» **What is expected**: Collect all lines from the records below that include the word "SystolicFix".
--- START ---
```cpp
struct KeyMetric {
  bool ok = false;
  double T = 0.0;
  float f_lo = 0.f;
  float f_hi = 0.f;
};
KeyMetric key_metric(const swz_ctx* c, const LevelPlan& plan, const SortedPoints& sp);
int key_point_ids(swz_ctx* c, const ActiveSet& as, const SortedPoints& sp, const uint32_t** ids);
bool min_distance_level_uses_keys(const swz_ctx* c, const LevelPlan& plan, const SortedPoints& sp);
bool level_decides_on_keys(const swz_ctx* c, const LevelPlan& plan, const SortedPoints& sp);
int min_distance_keys_level(swz_ctx* c, const LevelPlan& plan, const ActiveSet& as, const SortedPoints& sp,
                            const LevelBuffers& lb, uint32_t num_nodes, uint32_t sample_nodes, uint32_t sample_points,
                            const uint32_t* snode_of, int cl, double typical_pop, uint32_t* rounds_out, bool* used,
                            const MdShardRoot* shard_root = nullptr);

int min_distance_rounds_level(swz_ctx* c, const LevelPlan& plan, const ActiveSet& as, const SortedPoints& sp, const LevelBuffers& lb,
                              uint32_t num_nodes, uint32_t sample_nodes, uint32_t sample_points, const uint32_t* snode_of, uint32_t* rounds_out,
                              bool* used);

int min_distance_sparse_level(swz_ctx* c, const LevelPlan& plan, const ActiveSet& as, const SortedPoints& sp,
                              const LevelBuffers& lb, const uint32_t* snode_of, bool all_sampled, uint32_t num_nodes,
                              uint32_t sample_nodes, uint32_t sample_points, const uint32_t occupied[12], uint32_t* rounds_out,
                              bool* used);

int min_distance_block_level(swz_ctx* c, const LevelPlan& plan, const ActiveSet& as, const SortedPoints& sp, const LevelBuffers& lb,
                             const uint32_t* snode_of, bool all_sampled, uint32_t num_nodes, uint32_t sample_nodes,
                             uint32_t sample_points, const uint32_t occupied[12], const KeyMetric& km, bool* done);

}
```

### schwarzwald_amd/csrc/swz_mdkeys.hip

```cpp
#include <algorithm>
#include <chrono>
#include <cmath>
#include <cstdio>
#include <cstdlib>
#include <cstring>
#include <string>
#include <vector>

#include "swz_level.h"
#include "swz_scan.h"

namespace swz {

constexpr uint32_t QNONE = 0xFFFFFFFFu;
constexpr unsigned long long QEMPTY = ~0ull;
constexpr uint32_t MQ_WOKEN = 0x80000000u;
constexpr int MQ_LIST_CAP = 128;
constexpr int MQ_FRESH_CAP = 32;
#ifndef MQ_MINW4
#define MQ_MINW4 4
#endif
#ifndef MQ_MINW1
#define MQ_MINW1 6
#endif
// ... 32 lines not shown
  return k;
}

__global__ __launch_bounds__(256) void mq_point_ids_kernel(const uint32_t* __restrict__ aidx, const uint32_t* __restrict__ perm, uint32_t m,
                                                           uint32_t ghosts, uint32_t* __restrict__ ids) {
  const uint32_t i = blockIdx.x * 256 + threadIdx.x;
  if (i >= m) return;
  const uint32_t s = aidx ? aidx[i] : i;
  ids[i] = s < ghosts ? perm[s] : ghosts + perm[s];
}
int key_point_ids(swz_ctx* c, const ActiveSet& as, const SortedPoints& sp, const uint32_t** ids) {
  if (!as.aidx && !sp.ghosts) {
    *ids = sp.perm;
    return SWZ_OK;
  }
  uint32_t* d = nullptr;
  SWZ_TRY(c->get("md_qids", (size_t)as.m, &d));
  hipLaunchKernelGGL(mq_point_ids_kernel, dim3(div_up(as.m, 256)), dim3(256), 0, c->stream, as.aidx, sp.perm, as.m, sp.ghosts, d);
  SWZ_LAUNCH_CHECK(c);
  *ids = d;
  return SWZ_OK;
}

constexpr uint32_t MQ_PEER_SHIFT = 28;
constexpr uint32_t MQ_ID_MASK = (1u << MQ_PEER_SHIFT) - 1u;
struct MqPeers {
  const uint4* rec[8];
  const uint64_t* qpos[8];
  const uint8_t* state[8];
  const float4* ovf[8];
  const uint32_t* gridmap[8];
  const uint32_t* round_word[8];
  const uint32_t* perm[8];
  const double* xyz[8];
  const uint32_t* aidx[8];
  uint32_t shard, shards;
};

struct MqArgs {
  const uint64_t* akey;
  const uint32_t* aidx;
  uint32_t m;
  const uint32_t* nid;
  const uint8_t* nmode;
  const uint32_t* nstart;
  const double* xyz;
  const uint32_t* perm;
  const double* gxyz;
  uint32_t ng;
  uint8_t* taken;
  uint32_t* counters;
  uint64_t* qpos;
  uint8_t* state;
  uint2* cinfo;
  uint32_t* crel;
  uint32_t* csnode;
  uint32_t* gridmap;
  uint32_t* qnbr;
  uint4* rec;
  float4* ovf;
  unsigned long long* slot;
  uint4* qst;
  uint32_t* queue[2];
  uint32_t* qctr;
  uint32_t* qtotal;
  uint32_t* qhead;
  uint32_t nseg, nseg_shift, segcap;
  const uint32_t* snode_of;
  uint32_t cell_shift;
  uint64_t cells_per_node;
  uint32_t cell_bits;
  uint32_t cell_levels;
  uint32_t rg, rg2_shift;
  float f_lo, f_hi;
  double sq_spacing;
  uint32_t patient;
  float lazy_frac;
  uint32_t all_sampled;
  uint32_t group, groups;
  uint32_t no_dead_test;
  uint32_t stats;
  uint32_t chain;
  uint32_t dense_min;
  uint8_t* dirty;
  uint32_t* bulk_round;
  const uint32_t* dlist;
  uint32_t* round_word;
  MqPeers peers;
};

__device__ __forceinline__ uint32_t uni(uint32_t v) { return (uint32_t)__builtin_amdgcn_readfirstlane((int)v); }
__device__ __forceinline__ uint32_t qb_u32(uint32_t v, int src) { return (uint32_t)__builtin_amdgcn_readlane((int)v, src); }
__device__ __forceinline__ float qb_f32(float v, int src) {
  return __int_as_float(__builtin_amdgcn_readlane(__float_as_int(v), src));
}
__device__ __forceinline__ unsigned long long qb_u64(unsigned long long v, int src) {
  const uint32_t lo = qb_u32((uint32_t)v, src), hi = qb_u32((uint32_t)(v >> 32), src);
  return ((unsigned long long)hi << 32) | lo;
}
template <typename Op>
__device__ __forceinline__ uint32_t mq_wave_scan(uint32_t v, Op op, uint32_t identity) {
  v = op(v, (uint32_t)__builtin_amdgcn_update_dpp((int)identity, (int)v, 0x111, 0xF, 0xF, false));
  v = op(v, (uint32_t)__builtin_amdgcn_update_dpp((int)identity, (int)v, 0x112, 0xF, 0xF, false));
  v = op(v, (uint32_t)__builtin_amdgcn_update_dpp((int)identity, (int)v, 0x114, 0xF, 0xF, false));
  v = op(v, (uint32_t)__builtin_amdgcn_update_dpp((int)identity, (int)v, 0x118, 0xF, 0xF, false));
  v = op(v, (uint32_t)__builtin_amdgcn_update_dpp((int)identity, (int)v, 0x142, 0xA, 0xF, false));
// ... 55 lines not shown
__device__ __forceinline__ uint32_t mq_ld_sys(const uint32_t* p) { return __hip_atomic_load(p, __ATOMIC_RELAXED, __HIP_MEMORY_SCOPE_SYSTEM); }
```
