# adamwalker/sdr

Hardware: AMD Instinct MI355X
Metric: Msamples/s through FM pipeline (decim8->demod->resamp3/10->filt) (higher is better)
Workload: dtype f32; 1 GPU; full FM chain (u8 IQ -> decim8 127 taps -> fmDemod -> resamp 3/10 191 taps -> 128-tap sym filter -> *0.2), 8192-sample block seams; blocks_per_gpu_per_pass=65536, samples_per_gpu_per_pass=536870912, passes_per_exchange=1, devices_visible=1, order=AVX (bit-exact vs reference AVX path)

## Files before the change

### sdr_amd/csrc/kernels_systolic.hip

```cpp
#include <atomic>
#include <stdlib.h>
#include <type_traits>
#include <utility>

#include "kernels.hpp"
#include "first_mac.hpp"
#include "decimate_tile.hpp"

namespace sdrhip {
namespace {

typedef float f2 __attribute__((ext_vector_type(2)));
typedef float f8 __attribute__((ext_vector_type(8)));

template <int PT>
struct Sys {
    static_assert(PT == 16 || PT == 8, "tap rows: a multiple of four (output 0 of a group then completes one stage before the others)");
    static constexpr int kWarm = (PT + 2) / 4;
    static constexpr int kOuts = 4 * (64 - kWarm);
    static constexpr int kStep = 8 * kOuts;
    static constexpr int kM = PT + 3;
};
constexpr int kStripOuts = Sys<16>::kOuts;
constexpr int kStripSpan = 2048;
constexpr int kWavesPerWg = 4;

__device__ __forceinline__ float dpp_shr1(float v)
{
    return __builtin_bit_cast(float, __builtin_amdgcn_update_dpp(0, __builtin_bit_cast(int, v), 0x138, 0xf, 0xf, true));
}

template <int... Ms, class F>
__device__ __forceinline__ void for_each_m(std::integer_sequence<int, Ms...>, F&& f)
{
    (f(std::integral_constant<int, Ms>{}), ...);
}

__device__ __forceinline__ f8 load_tap_row(const float* taps, int b)
{
    typedef const __attribute__((address_space(4))) f8* ctapp;
    uint64_t a = reinterpret_cast<uint64_t>(taps) + 32u * (uint32_t)b;
    asm volatile("" : "+s"(a));
    return *reinterpret_cast<ctapp>(a);
}

__device__ __forceinline__ void convert_u8x16(const uint4 raw, f2* S)
{
    const uint32_t w[4] = {raw.x ^ 0x80808080u, raw.y ^ 0x80808080u, raw.z ^ 0x80808080u, raw.w ^ 0x80808080u};
#pragma unroll
    for (int k = 0; k < 4; k++) {
        S[2 * k] = f2{(float)(signed char)(w[k] & 0xff), (float)(signed char)((w[k] >> 8) & 0xff)};
        S[2 * k + 1] = f2{(float)(signed char)((w[k] >> 16) & 0xff), (float)(signed char)(w[k] >> 24)};
    }
}

constexpr int kCfRow = 36;
constexpr int kCfWaveDw = 64 * kCfRow;

template <bool U8, bool WHOLE, bool NTL>
__device__ __forceinline__ void load_strip(const void* __restrict__ in, int64_t strip_s0, int64_t avail, float* __restrict__ wbuf, int lane, f2 (&S)[32])
{
    if constexpr (U8) {
        const uint8_t* base = reinterpret_cast<const uint8_t*>(in) + 2 * (strip_s0 + 32 * lane);
        uint4 raw[4];
        if constexpr (WHOLE) {
#pragma unroll
            for (int q = 0; q < 4; q++) raw[q] = reinterpret_cast<const uint4*>(base)[q];
        } else {
#pragma unroll
            for (int q = 0; q < 4; q++) {
                const int64_t s = 32 * lane + 8 * q;
                if (s + 8 <= avail) {
                    raw[q] = reinterpret_cast<const uint4*>(base)[q];
                } else {
                    uint32_t w[4] = {0x80808080u, 0x80808080u, 0x80808080u, 0x80808080u};
                    for (int e = 0; e < 16; e++)
                        if (s + e / 2 < avail) w[e >> 2] = (w[e >> 2] & ~(0xffu << (8 * (e & 3)))) | ((uint32_t)base[16 * q + e] << (8 * (e & 3)));
                    raw[q] = make_uint4(w[0], w[1], w[2], w[3]);
                }
            }
        }
#pragma unroll
        for (int q = 0; q < 4; q++) convert_u8x16(raw[q], &S[8 * q]);
    } else {
        const float* base = reinterpret_cast<const float*>(in) + 2 * strip_s0;
#pragma unroll
        for (int h = 0; h < 2; h++) {
            float4 v[8];
#pragma unroll
            for (int j = 0; j < 8; j++) {
                const int row = 8 * j + (lane >> 3);
                const int s = 32 * row + 16 * h + 2 * (lane & 7);
                const float* p = base + 2 * s;
                if (WHOLE || s + 2 <= avail) {
                    typedef float f4v __attribute__((ext_vector_type(4)));
                    if constexpr (NTL) {
                        const f4v t4 = __builtin_nontemporal_load(reinterpret_cast<const f4v*>(p));
                        v[j] = make_float4(t4.x, t4.y, t4.z, t4.w);
                    } else {
                        v[j] = *reinterpret_cast<const float4*>(p);
                    }
                } else {
                    v[j] = make_float4(0.f, 0.f, 0.f, 0.f);
                    if (s < avail) { v[j].x = p[0]; v[j].y = p[1]; }
                }
            }
#pragma unroll
            for (int j = 0; j < 8; j++) *reinterpret_cast<float4*>(wbuf + kCfRow * (8 * j + (lane >> 3)) + 4 * (lane & 7)) = v[j];
#pragma unroll
            for (int q = 0; q < 8; q++) {
                const float4 t = *reinterpret_cast<const float4*>(wbuf + kCfRow * lane + 4 * q);
                S[16 * h + 2 * q] = f2{t.x, t.y};
                S[16 * h + 2 * q + 1] = f2{t.z, t.w};
            }
        }
    }
}

struct SystolicFix {
    Geom g;
    const float* xtaps;
    int64_t first_seam;
    int nseams;
    int nfix_groups;
    int period_g;
    int seamK;
    int k0mod;
    int nx;
    int lp;
};
constexpr int kFixPer = 16, kFixSpw = 16;
constexpr int kFixLdsFloats = 2 * kFixSpw * crossfix_row_float2<8, 128, kFixPer>();

template <bool U8, int PSKIP, bool WHOLE, bool NTL, bool FIX, int PT>
__device__ __forceinline__ void systolic_strip(const void* __restrict__ in, int64_t x0, int strip, int count, const float* __restrict__ taps,
                                               float* __restrict__ out, float* __restrict__ wbuf, int lane, const SystolicFix& fx)
{
    constexpr int kOuts = Sys<PT>::kOuts, kStep = Sys<PT>::kStep, kWarm = Sys<PT>::kWarm;
    const int seamK = fx.seamK, k0mod = fx.k0mod, nx = fx.nx;
    f2 S[32];
    const int64_t strip_s0 = x0 + (int64_t)kStep * strip;
    const int64_t avail = WHOLE ? kStripSpan : ((int64_t)(count - 1) * 8 + fx.lp) - (int64_t)kStep * strip;
    load_strip<U8, WHOLE, NTL>(in, strip_s0, avail, wbuf, lane, S);

    f2 acc[4][4];
    f8 tc[PT];
    tc[0] = load_tap_row(taps, 0);
    auto do_m = [&](auto mc) {
        constexpr int m = decltype(mc)::value, t = m >> 2, c = m & 3;
        if constexpr (m + 1 < PT) tc[m + 1] = load_tap_row(taps, m + 1);
        else asm volatile("" ::: "memory");
#pragma unroll
        for (int r = 0; r < 8; r++) {
            const int k = r & 3;
#pragma unroll
            for (int i = 0; i < 4; i++) {
                const int b = (m - i) & (PT - 1);
                if (m - i < 0 || m - i > PT - 1) continue;
                if (PSKIP && 8 * b + r >= 8 * PT - PSKIP) {
                    if (t > 0 && c == 0 && r < 4) acc[i][k] = f2{dpp_shr1(acc[i][k].x), dpp_shr1(acc[i][k].y)};
                    continue;
                }
                if (b == 0 && r < 4) {
                    acc[i][k] = first_mac(S[8 * c + r], tc[b][r]);
                    continue;
                }
                const f2 p = S[8 * c + r] * tc[b][r];
                if (t > 0 && c == 0 && r < 4) {
                    acc[i][k] = f2{dpp_shr1(acc[i][k].x) + p.x, dpp_shr1(acc[i][k].y) + p.y};
                } else {
                    acc[i][k] = acc[i][k] + p;
                }
            }
        }
    };
    for_each_m(std::make_integer_sequence<int, Sys<PT>::kM>{}, do_m);

#pragma unroll
    for (int i = 0; i < 4; i++)
#pragma unroll
        for (int k = 0; k < 4; k++) asm volatile("" : "+v"(acc[i][k]));
    f2 res[4];
#pragma unroll
    for (int i = 0; i < 4; i++) res[i] = (acc[i][0] + acc[i][1]) + (acc[i][2] + acc[i][3]);
    res[0] = f2{dpp_shr1(res[0].x), dpp_shr1(res[0].y)};
    int km_strip = 0;
    bool strip_cross = false;
    if constexpr (FIX) {
        const int su = __builtin_amdgcn_readfirstlane(strip);
        km_strip = (int)(((unsigned)k0mod + (unsigned)((kOuts * (int64_t)su) % seamK)) % (unsigned)seamK);
        strip_cross = km_strip + (kOuts - 1) >= seamK - nx;
    }
    if (lane >= kWarm) {
        const int o = kOuts * strip + 4 * (lane - kWarm);
        bool cross[4] = {false, false, false, false};
        bool any_cross = false;
        if constexpr (FIX) {
            if (strip_cross) {
#pragma unroll
                for (int i = 0; i < 4; i++) {
                    int km = km_strip + 4 * (lane - kWarm) + i;
                    if (km >= seamK) km -= seamK;
                    cross[i] = km >= seamK - nx;
                    any_cross |= cross[i];
                }
            }
        }
        if ((WHOLE || o + 4 <= count) && !any_cross) {
            float4* dst = reinterpret_cast<float4*>(out + 2 * (int64_t)o);
            dst[0] = make_float4(res[0].x, res[0].y, res[1].x, res[1].y);
            dst[1] = make_float4(res[2].x, res[2].y, res[3].x, res[3].y);
        } else {
#pragma unroll
            for (int i = 0; i < 4; i++)
                if ((WHOLE || o + i < count) && !cross[i]) *reinterpret_cast<float2*>(out + 2 * (int64_t)(o + i)) = make_float2(res[i].x, res[i].y);
        }
    }
}

template <bool U8, int PSKIP, bool NTL = true, bool FIX = false, int PT = 16>
__global__ void __launch_bounds__(64 * kWavesPerWg, 4) k_decimate_systolic(const void* __restrict__ in, int64_t x0 ,
                                                                          int count, const float* __restrict__ taps, float* __restrict__ out,
                                                                          int nwhole , int nstrips, SystolicFix fx)
{
    constexpr int kStripLds = U8 ? 4 : kWavesPerWg * kCfWaveDw;
    __shared__ __attribute__((aligned(16))) float tbuf[FIX && kFixLdsFloats > kStripLds ? kFixLdsFloats : kStripLds];
    const int lane = threadIdx.x & 63, wave = threadIdx.x >> 6;
    int b = blockIdx.x;
    if constexpr (FIX) {
        const int G = b >> 6, q = G / fx.period_g;
        if (q < fx.nfix_groups && G - q * fx.period_g == fx.period_g - 1) {
            decimate_c_crossfix_wg<U8, 8, (PT == 16 ? 128 : 52), kFixPer, kFixSpw>(reinterpret_cast<float2*>(tbuf), 64 * q + (b & 63), fx.g, fx.xtaps, in, out, fx.first_seam, fx.nseams);
            return;
        }
        b -= 64 * (q < fx.nfix_groups ? q : fx.nfix_groups);
    }
    const int wg = (b & ~63) + ((b & 7) << 3) + ((b >> 3) & 7);
    const int strip = wg * kWavesPerWg + wave;
    if (strip >= nstrips) return;
    float* wbuf = tbuf + (U8 ? 0 : kCfWaveDw * wave);
    if (strip < nwhole) systolic_strip<U8, PSKIP, true, NTL, FIX, PT>(in, x0, strip, count, taps, out, wbuf, lane, fx);
    else systolic_strip<U8, PSKIP, false, NTL, FIX, PT>(in, x0, strip, count, taps, out, wbuf, lane, fx);
}

std::atomic<int>& systolic_flag()
{
    static std::atomic<int> f{getenv("SDRHIP_SYSTOLIC") ? atoi(getenv("SDRHIP_SYSTOLIC")) : 2};
    return f;
}
std::atomic<long long> g_systolic_launches{0};
std::atomic<long long> g_systolic_plain_launches{0};

}

static void systolic_plan_for(int count, int outs, int lp, int* nstrips, int* nwhole)
{
    *nstrips = (count + outs - 1) / outs;
    int w = count / outs;
    while (w > 0 && (int64_t)8 * outs * (w - 1) + kStripSpan > (int64_t)(count - 1) * 8 + lp) w--;
    *nwhole = w;
}
void systolic_plan(int count, int* nstrips, int* nwhole) { systolic_plan_for(count, kStripOuts, 128, nstrips, nwhole); }

void set_systolic(int mode) { systolic_flag().store(mode); }
long long systolic_launch_count() { return g_systolic_launches.load(); }
long long systolic_plain_launch_count() { return g_systolic_plain_launches.load(); }

constexpr int64_t kPlainLoadMinOutputs = (int64_t)1000 * 1024;
constexpr int64_t kPlainLoadMaxOutputs = (int64_t)4400 * 1024;
constexpr int64_t kFixInsideMaxOutputs = (int64_t)1 << 23;

bool launch_decimate_c4_systolic(hipStream_t s, const Geom& g, const float* d_taps, int P, const void* d_in, bool in_is_u8, float* d_out,
                                 bool last_tap_zero, const float* d_cross_taps, bool* seams_done)
{
    if (seams_done) *seams_done = false;
    const int mode = systolic_flag().load(std::memory_order_relaxed);
    if (mode == 0) return false;
    const bool p52 = in_is_u8 && mode == 2 && P == 52 && g.Lp == 52;
    if (g.I != 1 || g.D != 8 || !((P == 128 && g.Lp == 128) || p52) || g.count < 64 * kStripOuts * kWavesPerWg) return false;
    const int64_t x0 = g.k_begin * g.D - g.in_base;
    const uintptr_t base = reinterpret_cast<uintptr_t>(d_in);
    if (((base + (in_is_u8 ? 2 : 8) * (uintptr_t)x0) & 15) != 0 || (reinterpret_cast<uintptr_t>(d_out) & 15) != 0) return false;
    int nstrips, nwhole;
    systolic_plan_for(g.count, p52 ? Sys<8>::kOuts : Sys<16>::kOuts, g.Lp, &nstrips, &nwhole);
    const int nwg = (nstrips + kWavesPerWg - 1) / kWavesPerWg;
    int groups = (nwg + 63) / 64;
    SystolicFix fx = {};
    fx.lp = g.Lp;
    fx.nx = (g.Lp - 1) / 8;
    bool fix = false;
    if (mode == 2 && g.count <= kFixInsideMaxOutputs && seams_done && g.seamBI > 0 && g.seamBI % 8 == 0 && g.seamBI / 8 >= 256 && g.seamBI / 8 < (1 << 30) && d_cross_taps != nullptr) {
        const SeamSpan sp = seam_span(g);
        if (sp.nseams > 0) {
            fx.g = g;
            fx.xtaps = d_cross_taps;
            fx.first_seam = sp.first;
            fx.nseams = sp.nseams;
            fx.nfix_groups = ((fx.nseams + kFixSpw - 1) / kFixSpw + 63) / 64;
            fx.period_g = (groups + fx.nfix_groups) / fx.nfix_groups;
            fx.seamK = (int)(g.seamBI / 8);
            fx.k0mod = (int)(g.k_begin % fx.seamK);
            fix = fx.period_g >= 2;
        } else {
            *seams_done = true;
        }
    }
    if (fix) {
        groups += fx.nfix_groups;
        *seams_done = true;
    }
    const dim3 grid(groups * 64), block(64 * kWavesPerWg);
    const bool plain = !in_is_u8 && mode == 2 && g.count >= kPlainLoadMinOutputs && g.count <= kPlainLoadMaxOutputs;
#define SYS(U8V, PSKIPV, NTLV)                                                                                                                      \
    do {                                                                                                                                            \
        if (fix) hipLaunchKernelGGL((k_decimate_systolic<U8V, PSKIPV, NTLV, true>), grid, block, 0, s, d_in, x0, g.count, d_taps, d_out, nwhole, nstrips, fx); \
        else hipLaunchKernelGGL((k_decimate_systolic<U8V, PSKIPV, NTLV, false>), grid, block, 0, s, d_in, x0, g.count, d_taps, d_out, nwhole, nstrips, fx); \
    } while (0)
    if (p52) {
        if (fix) hipLaunchKernelGGL((k_decimate_systolic<true, 12, true, true, 8>), grid, block, 0, s, d_in, x0, g.count, d_taps, d_out, nwhole, nstrips, fx);
        else hipLaunchKernelGGL((k_decimate_systolic<true, 12, true, false, 8>), grid, block, 0, s, d_in, x0, g.count, d_taps, d_out, nwhole, nstrips, fx);
    } else if (in_is_u8 && last_tap_zero) SYS(true, 1, true);
    else if (in_is_u8) SYS(true, 0, true);
    else if (plain) SYS(false, 0, false);
    else SYS(false, 0, true);
#undef SYS
    g_systolic_launches.fetch_add(1, std::memory_order_relaxed);
    if (plain) g_systolic_plain_launches.fetch_add(1, std::memory_order_relaxed);
    return true;
}

}
```

Measured before the change: 587,300 Msamples/s.

## Software-pipeline systolic MAC: batch products ahead of accumulations with sched barriers

Splits the fused multiply-add inner loop of the systolic strip into separate product and addition phases, double-buffering products so the next row group's multiplies are issued before the current group's DPP-shifted accumulations. The batch size adapts to how many diagonal rows are live at each stage. Sched barriers pin this ordering so the multiplies can hide DPP and dependency latency. In exchange it needs more registers for the product buffers and removes the compiler's freedom to reorder.

```diff
diff --git a/sdr_amd/csrc/kernels_systolic.hip b/sdr_amd/csrc/kernels_systolic.hip
--- a/sdr_amd/csrc/kernels_systolic.hip
+++ b/sdr_amd/csrc/kernels_systolic.hip
@@ -20,6 +20,11 @@
     static constexpr int kOuts = 4 * (64 - kWarm);
     static constexpr int kStep = 8 * kOuts;
     static constexpr int kM = PT + 3;
+    static constexpr int batch_rows(int m)
+    {
+        const int live = (m < 3 ? m : 3) - (m - (PT - 1) > 0 ? m - (PT - 1) : 0) + 1;
+        return live >= 3 ? 1 : (live == 2 ? 2 : 4);
+    }
 };
 constexpr int kStripOuts = Sys<16>::kOuts;
 constexpr int kStripSpan = 2048;
@@ -146,12 +151,26 @@
     f2 acc[4][4];
     f8 tc[PT];
     tc[0] = load_tap_row(taps, 0);
-    auto do_m = [&](auto mc) {
-        constexpr int m = decltype(mc)::value, t = m >> 2, c = m & 3;
-        if constexpr (m + 1 < PT) tc[m + 1] = load_tap_row(taps, m + 1);
-        else asm volatile("" ::: "memory");
-#pragma unroll
-        for (int r = 0; r < 8; r++) {
+    f2 p[2][4][4];
+    auto products = [&](auto mc, int rg, f2 (&pb)[4][4]) {
+        constexpr int m = decltype(mc)::value, c = m & 3, G = Sys<PT>::batch_rows(m);
+#pragma unroll
+        for (int r = rg; r < rg + G; r++) {
+#pragma unroll
+            for (int i = 0; i < 4; i++) {
+                const int b = (m - i) & (PT - 1);
+                if (m - i < 0 || m - i > PT - 1) continue;
+                if (PSKIP && 8 * b + r >= 8 * PT - PSKIP) continue;
+                if (b == 0 && r < 4) continue;
+                pb[r - rg][i] = S[8 * c + r] * tc[b][r];
+            }
+        }
+        __builtin_amdgcn_sched_barrier(0);
+    };
+    auto additions = [&](auto mc, int rg, const f2 (&pb)[4][4]) {
+        constexpr int m = decltype(mc)::value, t = m >> 2, c = m & 3, G = Sys<PT>::batch_rows(m);
+#pragma unroll
+        for (int r = rg; r < rg + G; r++) {
             const int k = r & 3;
 #pragma unroll
             for (int i = 0; i < 4; i++) {
@@ -165,13 +184,26 @@
                     acc[i][k] = first_mac(S[8 * c + r], tc[b][r]);
                     continue;
                 }
-                const f2 p = S[8 * c + r] * tc[b][r];
+                const f2 q = pb[r - rg][i];
                 if (t > 0 && c == 0 && r < 4) {
-                    acc[i][k] = f2{dpp_shr1(acc[i][k].x) + p.x, dpp_shr1(acc[i][k].y) + p.y};
+                    acc[i][k] = f2{dpp_shr1(acc[i][k].x) + q.x, dpp_shr1(acc[i][k].y) + q.y};
                 } else {
-                    acc[i][k] = acc[i][k] + p;
-                }
-            }
+                    acc[i][k] = acc[i][k] + q;
+                }
+            }
+        }
+        __builtin_amdgcn_sched_barrier(0);
+    };
+    auto do_m = [&](auto mc) {
+        constexpr int m = decltype(mc)::value, G = Sys<PT>::batch_rows(m);
+        if constexpr (m + 1 < PT) tc[m + 1] = load_tap_row(taps, m + 1);
+        else asm volatile("" ::: "memory");
+        if constexpr (m == 0) products(mc, 0, p[0]);
+#pragma unroll
+        for (int n = 0; n < 8 / G; n++) {
+            if (n + 1 < 8 / G) products(mc, G * (n + 1), p[(n + 1) & 1]);
+            else if constexpr (m + 1 < Sys<PT>::kM) products(std::integral_constant<int, m + 1>{}, 0, p[0]);
+            additions(mc, G * n, p[n & 1]);
         }
     };
     for_each_m(std::make_integer_sequence<int, Sys<PT>::kM>{}, do_m);
```

Measured after the change: 591,800 Msamples/s (median of 6 runs). No clear change (+0.8%).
--- END ---
» **Solution to this task**:
struct SystolicFix {
                                               float* __restrict__ out, float* __restrict__ wbuf, int lane, const SystolicFix& fx)
                                                                          int nwhole , int nstrips, SystolicFix fx)
    SystolicFix fx = {};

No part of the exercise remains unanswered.